__What to produce__. A bare count is the expected answer, namely the number of lines in the records that have the word "mask".
Start of Stored data
template <int CH, bool EXACT>
__device__ __forceinline__ void quantise(const int lane, const float (&c)[CH][16], const WaveLds<CH> &lds, const LaneConst &L,
                                         const LossyDevTables &T, int (&q)[CH][16]) {
    float al[16];
    uint32_t bo[16];
#pragma unroll
    for (int g = 0; g < 4; g++) {
        const float4 al4 = T.pack[(kRowAth + g) * 64 + lane];
        const float4 bo4 = T.pack[(kRowBo + g) * 64 + lane];
        al[4 * g + 0] = al4.x, al[4 * g + 1] = al4.y, al[4 * g + 2] = al4.z, al[4 * g + 3] = al4.w;
        bo[4 * g + 0] = __float_as_uint(bo4.x), bo[4 * g + 1] = __float_as_uint(bo4.y);
        bo[4 * g + 2] = __float_as_uint(bo4.z), bo[4 * g + 3] = __float_as_uint(bo4.w);
    }
    __builtin_amdgcn_sched_barrier(0);
    float2 bv[CH][16];
#pragma unroll
    for (int e = 0; e < 16; e++)
#pragma unroll
        for (int ch = 0; ch < CH; ch++)
            bv[ch][e] = *reinterpret_cast<const float2 *>(reinterpret_cast<const char *>(lds.bandv[ch]) + bo[e]);
    __builtin_amdgcn_sched_barrier(0);
#pragma unroll
    for (int e = 0; e < 16; e++) {
#pragma unroll
        for (int ch = 0; ch < CH; ch++) {
            const float x = c[ch][e];
            const float ax = fabsf(x);
            const float thr = max_raw(bv[ch][e].x, al[e]);
            const float xs = x * bv[ch][e].y;
            const float half = __uint_as_float((__float_as_uint(xs) & 0x80000000u) | 0x3EFFFFFFu);
            const int v = cvt_rz(xs + half);
            if (EXACT) {
                bool keep = ax > thr;
                const bool near = fabsf(ax - thr) <= 1e-5f * thr || (T.q_transparent && !(ax > 1e-10f));
                if (near) {
                    float signal_db = ax > 1e-10f ? 20.0f * log10f(ax) : -100.0f;
                    float sdb = *reinterpret_cast<const float *>(reinterpret_cast<const char *>(lds.band_s[ch]) + (bo[e] >> 1));
                    float t = fmaxf(sdb, T.ath_db[16 * lane + e]) - 10.0f;
                    keep = (signal_db - t) > T.smr_thr;
                }
                q[ch][e] = keep ? v : 0;
            } else {
                const int mask = __float_as_int(thr - ax) >> 31;
                q[ch][e] = v & mask;
            }
        }
    }
}

constexpr int kSlots = kSlotCap + 64 + 1;
struct StereoLds {
    union {
        float4 xch4[kXch4];
        float2 coef2[kCoef2];
        struct {
            float4 slot[kSlots];
            float4 ts[32];
        } a;
    } u;
};
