# tiantengfei/Distributed-tensorflow-for-DCGAN

Hardware: AMD Instinct MI355X
Metric: images/sec (whole node), 64x64 DCGAN bs=128/GPU at 1/2/4/8 MI355X (higher is better)
Workload: dtype bf16; 1 GPU; model=DCGAN-64x64x3 (G 5,135,363 / D 4,316,545 params), global_batch=128, per_gpu_batch=128, parallelism=dp1, engine=hip, hip_graph=False, schedule=fused, backend=none, world_size=1

## Files before the change

### csrc/hip/narrow2.hip

```cpp
#include "kernels.h"

#if defined(DCG_F32)
extern "C" int DCG_API(dcg_nconv)(const elem_t*, const elem_t*, const float*, elem_t*, int, int, int, int, int, int,
                                  int, int, int, float, int, const elem_t*, const elem_t*, const float*, const float*,
                                  int, float, float*, hipStream_t) { return -2; }
extern "C" int DCG_API(dcg_nconv_tiles)(int, int, int) { return -1; }
extern "C" int DCG_API(dcg_nwgrad_plan)(int, int, int, int, int*, int*, int*) { return -1; }
extern "C" int DCG_API(dcg_nwgrad)(const elem_t*, int, int, int, int, const elem_t*, int, int, int, int, float*,
                                   hipStream_t) { return -2; }
extern "C" int DCG_API(dcg_narrow_deconv_dact)(const elem_t*, const elem_t*, elem_t*, const elem_t*, int, int, int, int,
                                               int, int, int, int, int, float, float*, hipStream_t) { return -2; }
extern "C" int DCG_API(dcg_narrow_deconv_tiles)(int, int, int) { return -1; }
extern "C" int DCG_API(dcg_wgrad3_taps_per_tile)(int) { return 1; }
extern "C" int DCG_API(dcg_narrow_deconv_bnin)(const elem_t*, const elem_t*, const float*, elem_t*, int, int, int, int,
                                               int, int, int, int, int, float, const float*, const float*, int, float,
                                               elem_t*, hipStream_t) { return -2; }
#else

namespace dcg {

constexpr int NC_TY = 4;
constexpr int NC_TX = 32;
constexpr int NC_WR = 2 * NC_TY + 3;
constexpr int NC_WC = 2 * NC_TX + 3;
constexpr int NC_WP = NC_WC + 1;
constexpr int NC_WPIX = NC_WR * NC_WC;
constexpr int NC_PPT = (NC_WPIX + 255) / 256;
constexpr int NC_KS = 136;
constexpr int NC_CS = 72;
constexpr int NC_SP = NC_TY * NC_TX * 8 / 256;

struct NConvArgs {
  const elem_t* x; const elem_t* w; const float* bias; elem_t* y;
  int H, W, Ho, Wo, pad_y, pad_x, act; float leak;
  int tiles_x, tiles_per_img, ntiles;
  const elem_t* bx; const elem_t* by; const float* mean; const float* rstd; int bact; float bleak;
  float* part;
};

template <int ACT>
__device__ __forceinline__ float nc_act(float v, float leak) {
  if constexpr (ACT == ACT_RELU) return fmaxf(v, 0.f);
  else if constexpr (ACT == ACT_LRELU) return fmaxf(v, leak * v);
  else if constexpr (ACT == ACT_TANH) return tanhf(v);
  else return v;
}
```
End of Stored data
__Task answer__. 2